- [Task brief]:
For each line in the data below that holds "VgxTotals", return a copy.

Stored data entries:
====

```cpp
void vgx_launch_tmpl_styles(const VgxTmplBuild& b, hipStream_t s)
{
	const uint64_t gm = (b.num_meshes + 255) / 256;
	if (b.num_meshes) { hipLaunchKernelGGL(k_tmpl_styles, dim3((unsigned)(gm > 1024 ? 1024 : gm)), dim3(256), 0, s, b); }
}

void vgx_launch_tmpl_classes(const VgxTmplBuild& b, hipStream_t s)
{
	hipLaunchKernelGGL(k_tmpl_classes, dim3(1), dim3(1), 0, s, b);
}

void vgx_launch_tmpl_class_sums(const VgxTmplBuild& b, const vgx_draw_info* dinfo, const uint64_t* cmdPrefix, uint64_t numDraws, const vgx_sizes& all, unsigned long long* sums, hipStream_t s)
{
	hipLaunchKernelGGL(k_tmpl_class_sums, dim3(b.nclasses + 1), dim3(256), 0, s, b, dinfo, cmdPrefix, numDraws, all, sums);
}

void vgx_launch_tmpl_build(const VgxTmplBuild& b, hipStream_t s)
{
	const uint64_t gm = (b.num_meshes + 255) / 256;
	const uint64_t nt = (b.num_elems + b.tile - 1) / b.tile + b.nclasses;
	if (b.num_meshes) {
		hipLaunchKernelGGL(k_tmpl_meshes, dim3((unsigned)(gm > 4096 ? 4096 : gm)), dim3(256), 0, s, b);
		if (b.has_round) {
			OpTmplRoundIndex op; op.B = b; vgx_device_scan(op, b.partial, s, b.num_meshes);
			if (b.nclasses > 1) { hipLaunchKernelGGL(k_tmpl_round_classes, dim3(1), dim3(1), 0, s, b); }
		}
	}
	if (b.num_elems) {
		hipLaunchKernelGGL(k_tmpl_elems, dim3((unsigned)(nt > 65536 ? 65536 : nt)), dim3(256), 0, s, b);
		hipLaunchKernelGGL(k_tmpl_tiles, dim3((unsigned)((nt + 255) / 256)), dim3(256), 0, s, b);
	}
}

void vgx_launch_tmpl_mtab(const VgxTmplArgs& a, vgx_mesh* mtab, VgxMeshDesc* mdesc, hipStream_t s)
{
	hipLaunchKernelGGL(k_tmpl_mtab, dim3(2048), dim3(256), 0, s, a, mtab, mdesc);
}

void vgx_launch_tmpl_emit(const VgxTmplArgs& a, hipStream_t s)
{
	const uint64_t blocks = a.wg ? a.num_wg : a.ninst * a.tiles_per_inst;
	if (!blocks) { return; }
	const dim3 grid((unsigned)blocks);
// ... 11 lines not shown
```

### vg-renderer_amd/csrc/vgx_tmpl_plan.h

```cpp
#ifndef VGX_TMPL_PLAN_H
#define VGX_TMPL_PLAN_H

#include <stdint.h>
#include <string.h>
#include <stddef.h>
#include <vector>
#include <unordered_map>
#include "vgx_internal_types.h"

#ifndef VGX_TMPL_MAX_TILE
#define VGX_TMPL_MAX_TILE 2048
#endif
#ifndef VGX_TMPL_RC_TILE
#define VGX_TMPL_RC_TILE 2048
#endif
#ifndef VGX_TMPL_GENERAL_TILE
#define VGX_TMPL_GENERAL_TILE 2048
#endif

enum VgxTmplStyle : uint32_t
{
	VGX_TS_OPEN_MITER = 1u,
	VGX_TS_OTHER = 2u,
	VGX_TS_ROUND = 4u,
// ... 8 lines not shown
	VGX_TK_GENERAL = 2,
	VGX_TK_ROUND = 3,
	VGX_TK_BEVEL = 4,
	VGX_TK_ROUND_AA = 5,
	VGX_TK_ROUND_AA_OPEN = 6
};

inline VgxTmplKernel vgx_tmpl_kernel_for(uint32_t styles)
{
	if (styles & VGX_TS_ROUND) {
		if (styles & (VGX_TS_OPEN_MITER | VGX_TS_OTHER)) { return VGX_TK_ROUND; }
		return (styles & VGX_TS_ROUND_AA_OPEN) ? VGX_TK_ROUND_AA_OPEN : VGX_TK_ROUND_AA;
	}
	if (styles & VGX_TS_OTHER) { return VGX_TK_GENERAL; }
	if (styles & VGX_TS_CLOSED_BEVEL) { return (styles & VGX_TS_OPEN_MITER) ? VGX_TK_GENERAL : VGX_TK_BEVEL; }
	return (styles & VGX_TS_OPEN_MITER) ? VGX_TK_OPEN : VGX_TK_EMIT;
}
inline bool vgx_tmpl_kernel_is_round(VgxTmplKernel k) { return k == VGX_TK_ROUND || k == VGX_TK_ROUND_AA || k == VGX_TK_ROUND_AA_OPEN; }
inline uint32_t vgx_tmpl_tile_for(VgxTmplKernel k, uint32_t optTile)
{
	if ((k == VGX_TK_GENERAL || k == VGX_TK_ROUND) && optTile > VGX_TMPL_GENERAL_TILE) { return (uint32_t)VGX_TMPL_GENERAL_TILE; }
	if ((k == VGX_TK_ROUND_AA || k == VGX_TK_ROUND_AA_OPEN) && optTile == VGX_TMPL_MAX_TILE) { return VGX_TMPL_RC_TILE; }
	return optTile;
}

inline bool vgx_tmpl_eligible(const VgxTotals& ht, bool roundOk)
{
	const vgx_sizes& z = ht.sizes;
	return !((ht.num_round_meshes && !roundOk) || z.num_elements == 0 || z.num_elements >= (1ull << 31) || z.num_vertices >= (1ull << 29)
		|| z.num_indices >= (1ull << 31) || z.num_poly_vertices >= (1ull << 32) || z.num_meshes >= (1ull << 32));
}

inline bool vgx_tmpl_group_classes(const unsigned long long* hashes, uint64_t ninst, std::vector<uint32_t>& instCls, std::vector<uint32_t>& reps)
{
	instCls.assign((size_t)ninst, 0u);
	reps.clear();
	std::unordered_map<unsigned long long, uint32_t> seen;
	for (uint64_t k = 0; k < ninst; ++k) {
		const auto it = seen.find(hashes[k]);
		uint32_t c;
		if (it != seen.end()) { c = it->second; }
		else {
			c = (uint32_t)reps.size();
			if (c == VGX_TMPL_MAX_CLASSES) { return false; }
			seen.emplace(hashes[k], c);
			reps.push_back((uint32_t)k);
// ... 101 lines not shown
```

Before: 255,500 M verts/s.

## Snap template tile boundaries to mesh starts and defer mesh-table writes

Result: faster. 277,000 M verts/s, median of 6 (+8.4%).

```diff
diff --git a/vg-renderer_amd/csrc/vgx_api.hip b/vg-renderer_amd/csrc/vgx_api.hip
--- a/vg-renderer_amd/csrc/vgx_api.hip
+++ b/vg-renderer_amd/csrc/vgx_api.hip
@@ -73,6 +73,7 @@
 	uint32_t classes;
 	VgxTmplKernel kernel;
 	uint32_t tileSize;
+	uint32_t tilesPerInst;
 	vgx_sizes inst;
 	vgx_sizes total;
 	uint64_t numWg, nDraws;
@@ -85,7 +86,7 @@
 {
 	Buf<VgxTmplTile> tile;
 	Buf<float2> poly; Buf<VgxTmplMesh> mesh; Buf<vgx_mesh> mtab; Buf<VgxTmplElem> elem; Buf<vgx_draw> draws;
-	Buf<unsigned long long> hash, clsSum; Buf<uint32_t> instCls, clsRep; Buf<VgxTmplClass> cls; Buf<VgxTmplInst> iinfo; Buf<uint2> wg;
+	Buf<unsigned long long> hash, clsSum; Buf<uint32_t> instCls, clsRep; Buf<VgxTmplClass> cls; Buf<uint32_t> clsLmax; Buf<uint64_t> tbound; Buf<VgxTmplInst> iinfo; Buf<uint2> wg;
 	Buf<VgxTmplRoundMesh> trmesh; Buf<uint2> tmsz;
 	Buf<unsigned long long> rsz, itot, iplace; Buf<uint2> relem; Buf<VgxTmplMeshPlace> mplace;
 };
@@ -1524,7 +1525,7 @@
 	a.inst = ctx->tmpl.inst;
 	a.ttile = ctx->tmpl.tile.ptr();
 	a.tile = ctx->tmpl.tileSize;
-	a.tiles_per_inst = (uint32_t)((ctx->tmpl.inst.num_elements + a.tile - 1) / a.tile);
+	a.tiles_per_inst = ctx->tmpl.tilesPerInst;
 	a.caps = ctx->caps;
 	a.totals = ctx->totals.ptr();
 	a.kernel = ctx->tmpl.kernel;
@@ -1728,6 +1729,11 @@
 	b.prefix_fill = ctx->elemPrefix.ptr(); b.prefix_stroke = ctx->elemPrefixS.ptr();
 	b.num_meshes = M; b.num_elems = j.all.num_elements; b.tile = j.t.tileSize; b.period = (uint32_t)j.P; b.nclasses = T;
 	b.num_vertices = j.all.num_vertices; b.num_indices = j.all.num_indices; b.cls = ctx->tmpl.cls.ptr();
+	if ((st = ensure(ctx, ctx->tmpl.clsLmax, (size_t)T + 1)) != VGX_OK) { return st; }
+	noteHip(ctx, hipMemsetAsync(ctx->tmpl.clsLmax.p, 0, ((size_t)T + 1) * sizeof(uint32_t), j.s));
+	b.lmax = ctx->tmpl.clsLmax.ptr();
+	if ((st = ensure(ctx, ctx->tmpl.tbound, (size_t)vgx_tmpl_max_tiles(j.all.num_elements, j.t.tileSize, T) + 1)) != VGX_OK) { return st; }
+	b.tbound = ctx->tmpl.tbound.ptr();
 	vgx_launch_tmpl_classes(b, j.s);
 	j.cls.resize((size_t)T + 1);
 	std::vector<unsigned long long> csum(((size_t)T + 1) * 5, 0ull);
@@ -1740,6 +1746,7 @@
 	HIPCHK(ctx, hipStreamSynchronize(j.s));
 	if (T > 1 && !vgx_tmpl_class_sizes(j.cls.data(), csum.data(), T, j.csz)) { return TMPL_ORDINARY; }
 	const uint64_t tiles = j.cls[T].tile0;
+	j.t.tilesPerInst = j.cls[1].tile0;
 	if ((st = ensure(ctx, ctx->tmpl.poly, V + 1)) != VGX_OK) { return st; }
 	if ((st = ensure(ctx, ctx->tmpl.mesh, M + 1)) != VGX_OK) { return st; }
 	if ((st = ensure(ctx, ctx->tmpl.mtab, M + 1)) != VGX_OK) { return st; }
diff --git a/vg-renderer_amd/csrc/vgx_internal.h b/vg-renderer_amd/csrc/vgx_internal.h
--- a/vg-renderer_amd/csrc/vgx_internal.h
+++ b/vg-renderer_amd/csrc/vgx_internal.h
@@ -77,6 +77,8 @@
 	const uint64_t* prefix_stroke;
 	uint64_t num_meshes, num_elems;
 	uint32_t tile;
+	uint32_t* lmax;
+	uint64_t* tbound;
 	VgxTmplMesh* tmesh;
 	vgx_mesh* tmtab;
 	VgxTmplElem* telem;
diff --git a/vg-renderer_amd/csrc/vgx_tmpl.hip b/vg-renderer_amd/csrc/vgx_tmpl.hip
--- a/vg-renderer_amd/csrc/vgx_tmpl.hip
+++ b/vg-renderer_amd/csrc/vgx_tmpl.hip
@@ -89,6 +89,21 @@
 	if (bad) { totals->tmpl_bad = 1u; }
 }
 
+__global__ __launch_bounds__(256) void k_tmpl_mesh_lmax(VgxTmplBuild B)
+{
+	uint32_t cur = 0, best = 0;
+	for (uint64_t m = (uint64_t)blockIdx.x * blockDim.x + threadIdx.x; m < B.num_meshes; m += (uint64_t)gridDim.x * blockDim.x) {
+		const uint32_t c = B.mdesc[m].draw / B.period;
+		const uint64_t len = (B.prefix_fill[m + 1] + B.prefix_stroke[m + 1]) - (B.prefix_fill[m] + B.prefix_stroke[m]);
+		if (c != cur) {
+			if (best) { atomicMax(&B.lmax[cur], best); }
+			cur = c; best = 0;
+		}
+		const uint32_t l = vgx_tmpl_snap_len(len, B.tile);
+		best = l > best ? l : best;
+	}
+	if (best) { atomicMax(&B.lmax[cur], best); }
+}
 __global__ void k_tmpl_classes(VgxTmplBuild B)
 {
 	const uint64_t M = B.num_meshes;
@@ -110,7 +125,27 @@
 		B.cls[c] = r;
 		if (c > 0) {
 			const uint64_t e = r.elem0 - B.cls[c - 1].elem0;
-			B.cls[c].tile0 = B.cls[c - 1].tile0 + (uint32_t)((e + B.tile - 1) / B.tile);
+			uint64_t nt = vgx_tmpl_tile_count(e, vgx_tmpl_stride(B.tile, B.lmax[c - 1]));
+			const uint64_t mLo = B.cls[c - 1].mesh0, mHi = r.mesh0;
+			if (vgx_tmpl_greedy_class(mHi - mLo, e, B.tile)) {
+				uint64_t* tb = B.tbound + B.cls[c - 1].tile0;
+				uint64_t b = B.cls[c - 1].elem0;
+				nt = 0;
+				while (b < r.elem0) {
+					tb[nt++] = b;
+					const uint64_t nom = vgx_tmpl_greedy_nominal(b, r.elem0, B.tile);
+					if (nom >= r.elem0) { break; }
+					uint64_t lo2 = mLo, hi2 = mHi;
+					while (hi2 - lo2 > 1) {
+						const uint64_t mid = (lo2 + hi2) >> 1;
+						if (B.prefix_fill[mid] + B.prefix_stroke[mid] <= nom) { lo2 = mid; } else { hi2 = mid; }
+					}
+					const uint64_t f0 = B.prefix_fill[lo2] + B.prefix_stroke[lo2], f1 = B.prefix_fill[lo2 + 1] + B.prefix_stroke[lo2 + 1];
+					b = vgx_tmpl_snap_boundary(nom, f0, f1 - f0, B.tile);
+				}
+				B.lmax[c - 1] |= 0x80000000u;
+			}
+			B.cls[c].tile0 = B.cls[c - 1].tile0 + (uint32_t)nt;
 		}
 		tile0 = B.cls[c].tile0;
 	}
@@ -271,10 +306,15 @@
 		while (c + 1 < B.nclasses && B.cls[c + 1].tile0 <= tile) { ++c; }
 		const VgxTmplClass cl = B.cls[c];
 		const uint64_t cEnd = B.cls[c + 1].elem0;
-		const uint64_t x0 = cl.elem0 + (tile - cl.tile0) * T;
-		const uint64_t x1 = x0 + T < cEnd ? x0 + T : cEnd;
-		const uint64_t m0 = lastLe(x0, 0, M);
-		const uint64_t m1 = x1 >= E ? M : lastLe(x1, m0, (m0 + T / 2 + 2 < M) ? m0 + T / 2 + 2 : M);
+		const uint32_t S = vgx_tmpl_stride((uint32_t)T, B.lmax[c] & 0x7FFFFFFFu);
+		const bool greedy = (B.lmax[c] >> 31) != 0;
+		const uint64_t n0 = greedy ? B.tbound[tile] : vgx_tmpl_nominal_boundary(cl.elem0, cEnd, tile - cl.tile0, S);
+		const uint64_t n1 = greedy ? (tile + 1 < B.cls[c + 1].tile0 ? B.tbound[tile + 1] : cEnd) : vgx_tmpl_nominal_boundary(cl.elem0, cEnd, tile - cl.tile0 + 1, S);
+		auto len = [&](uint64_t m) { return first(m + 1) - first(m); };
+		const uint64_t m0 = lastLe(n0, 0, M);
+		const uint64_t x0 = vgx_tmpl_snap_boundary(n0, first(m0), len(m0), (uint32_t)T);
+		const uint64_t m1 = n1 >= E ? M : lastLe(n1, m0, (m0 + T / 2 + 2 < M) ? m0 + T / 2 + 2 : M);
+		const uint64_t x1 = m1 >= M ? n1 : vgx_tmpl_snap_boundary(n1, first(m1), len(m1), (uint32_t)T);
 		const uint64_t hi = m1 < M ? m1 + 1 : M;
 		const bool inLds = hi - m0 <= (uint64_t)VGX_TMPL_ELEMS_MAXM;
 		__syncthreads();
@@ -551,6 +591,20 @@
 	A.meshes_out[P.m + (mesh - P.cmesh0)] = mr;
 }
 
+static_assert(sizeof(vgx_mesh) == 32 && offsetof(vgx_mesh, num_vertices) == 16 && offsetof(vgx_mesh, num_indices) == 20 && offsetof(vgx_mesh, subpath_kind) == 28, "the words read below");
+__device__ __forceinline__ uint2 tmpl_mesh_sizes(const VgxTmplArgs& A, uint32_t mesh) { return *(const uint2*)&A.tmtab[mesh].num_vertices; }
+__device__ __forceinline__ void tmpl_mesh_out_parts(const VgxTmplArgs& A, const TmplPlace& P, uint32_t mesh, uint32_t vOff, uint32_t iOff, uint32_t nv, uint32_t ni, uint32_t drawk, uint32_t subpathKind)
+{
+	vgx_mesh mr;
+	mr.first_vertex = P.v + vOff;
+	mr.first_index = P.i + iOff;
+	mr.num_vertices = nv;
+	mr.num_indices = ni;
+	mr.draw = drawk + P.draw0;
+	mr.subpath_kind = subpathKind;
+	A.meshes_out[P.m + (mesh - P.cmesh0)] = mr;
+}
+
 struct TmplVtx01
 {
 	float x0, y0, x1, y1;
@@ -895,6 +949,8 @@
 	__shared__ uint4 s_mi[ROUND ? VGX_TMPL_MAXM : 1];
 	__shared__ float4 s_rmesh[ROUND ? VGX_TMPL_MAXM : 1];
 	__shared__ float s_fringe[KIND >= 2 ? VGX_TMPL_MAXM : 1];
+	__shared__ uint2 s_msz[VGX_TMPL_MAXM];
+	__shared__ uint32_t s_msub[VGX_TMPL_MAXM];
 	const uint32_t tid = threadIdx.x;
 	uint32_t inst32, t;
 	TmplPlace P;
@@ -994,15 +1050,20 @@
 		if (s < nel) { er[c] = telem[s]; }
 	}
 	VgxTmplMesh tm;
-	memset(&tm, 0, sizeof(tm));
-	tm.n = 3; tm.drawk = dA; tm.kind = VGX_MESH_FILL;
+	tm.poly_first = 0; tm.n = 3; tm.v_off = 0; tm.i_off = 0; tm.drawk = dA; tm.kind = VGX_MESH_FILL; tm.f0 = 0.0f; tm.f1 = 0.0f;
+	tm.l0[0] = 0.0f; tm.l0[1] = 0.0f; tm.l1[0] = 0.0f; tm.l1[1] = 0.0f; tm.l2[0] = 0.0f; tm.l2[1] = 0.0f; tm.fringe_bits = 0; tm.round_no = 0;
 	uint32_t ibase = 0;
 	uint4 mi = make_uint4(0u, 0u, 0u, 0u);
+	const bool meshOut = tid < nm && (tid > 0 || firstWhole) && A.meshes_out;
+	uint2 msz = make_uint2(0u, 0u);
+	uint32_t msub = 0;
 	if (tid < nm) {
 		tm = A.tmesh[mA + tid];
 		if (meshBase) { ibase = meshBase[mA - P.cmesh0 + tid]; }
 	}
+	if (meshOut) { msz = tmpl_mesh_sizes(A, mA + tid); msub = A.tmtab[mA + tid].subpath_kind; }
 	if (tid < nd) { s_draw[tid] = tmpl_load_draw(A, idraws, P.tdraws, dA + tid); }
+	if (meshOut) { s_msz[tid] = msz; s_msub[tid] = msub; }
 	if (tid == 0) { s_status = A.totals->status; }
 	__syncthreads();
 	const uint32_t status = s_status;
@@ -1020,9 +1081,6 @@
 		}
 		if (kind == VGX_MESH_FILL_AA) { r.f0 = tmpl_fill_aa(tmpl_draw_xf(d), make_float2(tm.l0[0], tm.l0[1]), make_float2(tm.l1[0], tm.l1[1]), make_float2(tm.l2[0], tm.l2[1]), tm.f0); }
 		s_rec[tid] = r;
-		if ((tid > 0 || firstWhole) && A.meshes_out && status == VGX_OK) {
-			if (ROUND) { tmpl_mesh_out_placed(A, P, mA + tid, mi); } else { tmpl_mesh_out(A, P, mA + tid); }
-		}
 	}
 	__syncthreads();
 	TMPL_PROF(0);
@@ -1076,7 +1134,13 @@
 	}
 	__syncthreads();
 	TMPL_PROF(2);
-	auto element = [&](auto passTag, uint32_t s, const VgxTmplElem& e, V2 pv, V2 dv, bool placed, uint32_t wx, uint32_t wy) {
+	if (meshOut) {
+		const TmplRec* r = &s_rec[tid];
+		uint2 z = s_msz[tid];
+		if (ROUND) { const uint4 q = s_mi[tid]; z = make_uint2(q.z, q.w); }
+		tmpl_mesh_out_parts(A, P, mA + tid, r->v_off, r->i_off, z.x, z.y, dA + TMPL_REC_DK(r), s_msub[tid]);
+	}
+	auto element =[&](auto passTag, uint32_t s, const VgxTmplElem& e, V2 pv, V2 dv, bool placed, uint32_t wx, uint32_t wy) {
 		TmplRoundPlace rpl;
 		rpl.placed = placed;
 		tmpl_round_unword(wx, wy, &rpl.b, &rpl.k, &rpl.nvPrev, &rpl.prevInner);
@@ -1511,6 +1575,8 @@
 
 void vgx_launch_tmpl_classes(const VgxTmplBuild& b, hipStream_t s)
 {
+	const uint64_t gm = (b.num_meshes + 255) / 256;
+	if (b.num_meshes) { hipLaunchKernelGGL(k_tmpl_mesh_lmax, dim3((unsigned)(gm > 1024 ? 1024 : gm)), dim3(256), 0, s, b); }
 	hipLaunchKernelGGL(k_tmpl_classes, dim3(1), dim3(1), 0, s, b);
 }
 
@@ -1522,7 +1588,7 @@
 void vgx_launch_tmpl_build(const VgxTmplBuild& b, hipStream_t s)
 {
 	const uint64_t gm = (b.num_meshes + 255) / 256;
-	const uint64_t nt = (b.num_elems + b.tile - 1) / b.tile + b.nclasses;
+	const uint64_t nt = vgx_tmpl_max_tiles(b.num_elems, b.tile, b.nclasses);
 	if (b.num_meshes) {
 		hipLaunchKernelGGL(k_tmpl_meshes, dim3((unsigned)(gm > 4096 ? 4096 : gm)), dim3(256), 0, s, b);
 		if (b.has_round) {
diff --git a/vg-renderer_amd/csrc/vgx_tmpl_plan.h b/vg-renderer_amd/csrc/vgx_tmpl_plan.h
--- a/vg-renderer_amd/csrc/vgx_tmpl_plan.h
+++ b/vg-renderer_amd/csrc/vgx_tmpl_plan.h
@@ -54,6 +54,42 @@
 	if ((k == VGX_TK_GENERAL || k == VGX_TK_ROUND) && optTile > VGX_TMPL_GENERAL_TILE) { return (uint32_t)VGX_TMPL_GENERAL_TILE; }
 	if ((k == VGX_TK_ROUND_AA || k == VGX_TK_ROUND_AA_OPEN) && optTile == VGX_TMPL_MAX_TILE) { return VGX_TMPL_RC_TILE; }
 	return optTile;
+}
+
+#if defined(__HIPCC__)
+#define VGX_TMPL_HD __host__ __device__
+#else
+#define VGX_TMPL_HD
+#endif
+VGX_TMPL_HD inline uint32_t vgx_tmpl_snap_limit(uint32_t T) { return T / 8u; }
+VGX_TMPL_HD inline uint32_t vgx_tmpl_snap_len(uint64_t meshLen, uint32_t T) { return meshLen <= (uint64_t)vgx_tmpl_snap_limit(T) ? (uint32_t)meshLen : 0u; }
+VGX_TMPL_HD inline uint32_t vgx_tmpl_stride(uint32_t T, uint32_t lmax) { return T - ((lmax ? lmax : 1u) - 1u); }
+VGX_TMPL_HD inline uint64_t vgx_tmpl_tile_count(uint64_t classElems, uint32_t stride) { return (classElems + stride - 1) / stride; }
+VGX_TMPL_HD inline uint64_t vgx_tmpl_nominal_boundary(uint64_t elem0, uint64_t end, uint64_t k, uint32_t stride)
+{
+	const uint64_t b = elem0 + k * (uint64_t)stride;
+	return b < end ? b : end;
+}
+VGX_TMPL_HD inline uint64_t vgx_tmpl_snap_boundary(uint64_t nominal, uint64_t meshFirst, uint64_t meshLen, uint32_t T)
+{
+	return (meshFirst < nominal && meshLen <= (uint64_t)vgx_tmpl_snap_limit(T)) ? meshFirst : nominal;
+}
+#ifndef VGX_TMPL_GREEDY_MAX_MESHES
+#define VGX_TMPL_GREEDY_MAX_MESHES 4096u
+#endif
+#define VGX_TMPL_GREEDY_MAX_TILES 64u
+VGX_TMPL_HD inline bool vgx_tmpl_greedy_class(uint64_t classMeshes, uint64_t classElems, uint32_t T)
+{
+	return classMeshes <= VGX_TMPL_GREEDY_MAX_MESHES && classElems <= (uint64_t)VGX_TMPL_GREEDY_MAX_TILES * (T - vgx_tmpl_snap_limit(T));
+}
+VGX_TMPL_HD inline uint64_t vgx_tmpl_greedy_nominal(uint64_t start, uint64_t end, uint32_t T)
+{
+	const uint64_t b = start + T;
+	return b < end ? b : end;
+}
+VGX_TMPL_HD inline uint64_t vgx_tmpl_max_tiles(uint64_t elems, uint32_t T, uint32_t nclasses)
+{
+	return elems / vgx_tmpl_stride(T, vgx_tmpl_snap_limit(T)) + nclasses + 1;
 }
 
 inline bool vgx_tmpl_eligible(const VgxTotals& ht, bool roundOk)
```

====

- [Answer]:
inline bool vgx_tmpl_eligible(const VgxTotals& ht, bool roundOk)
 inline bool vgx_tmpl_eligible(const VgxTotals& ht, bool roundOk)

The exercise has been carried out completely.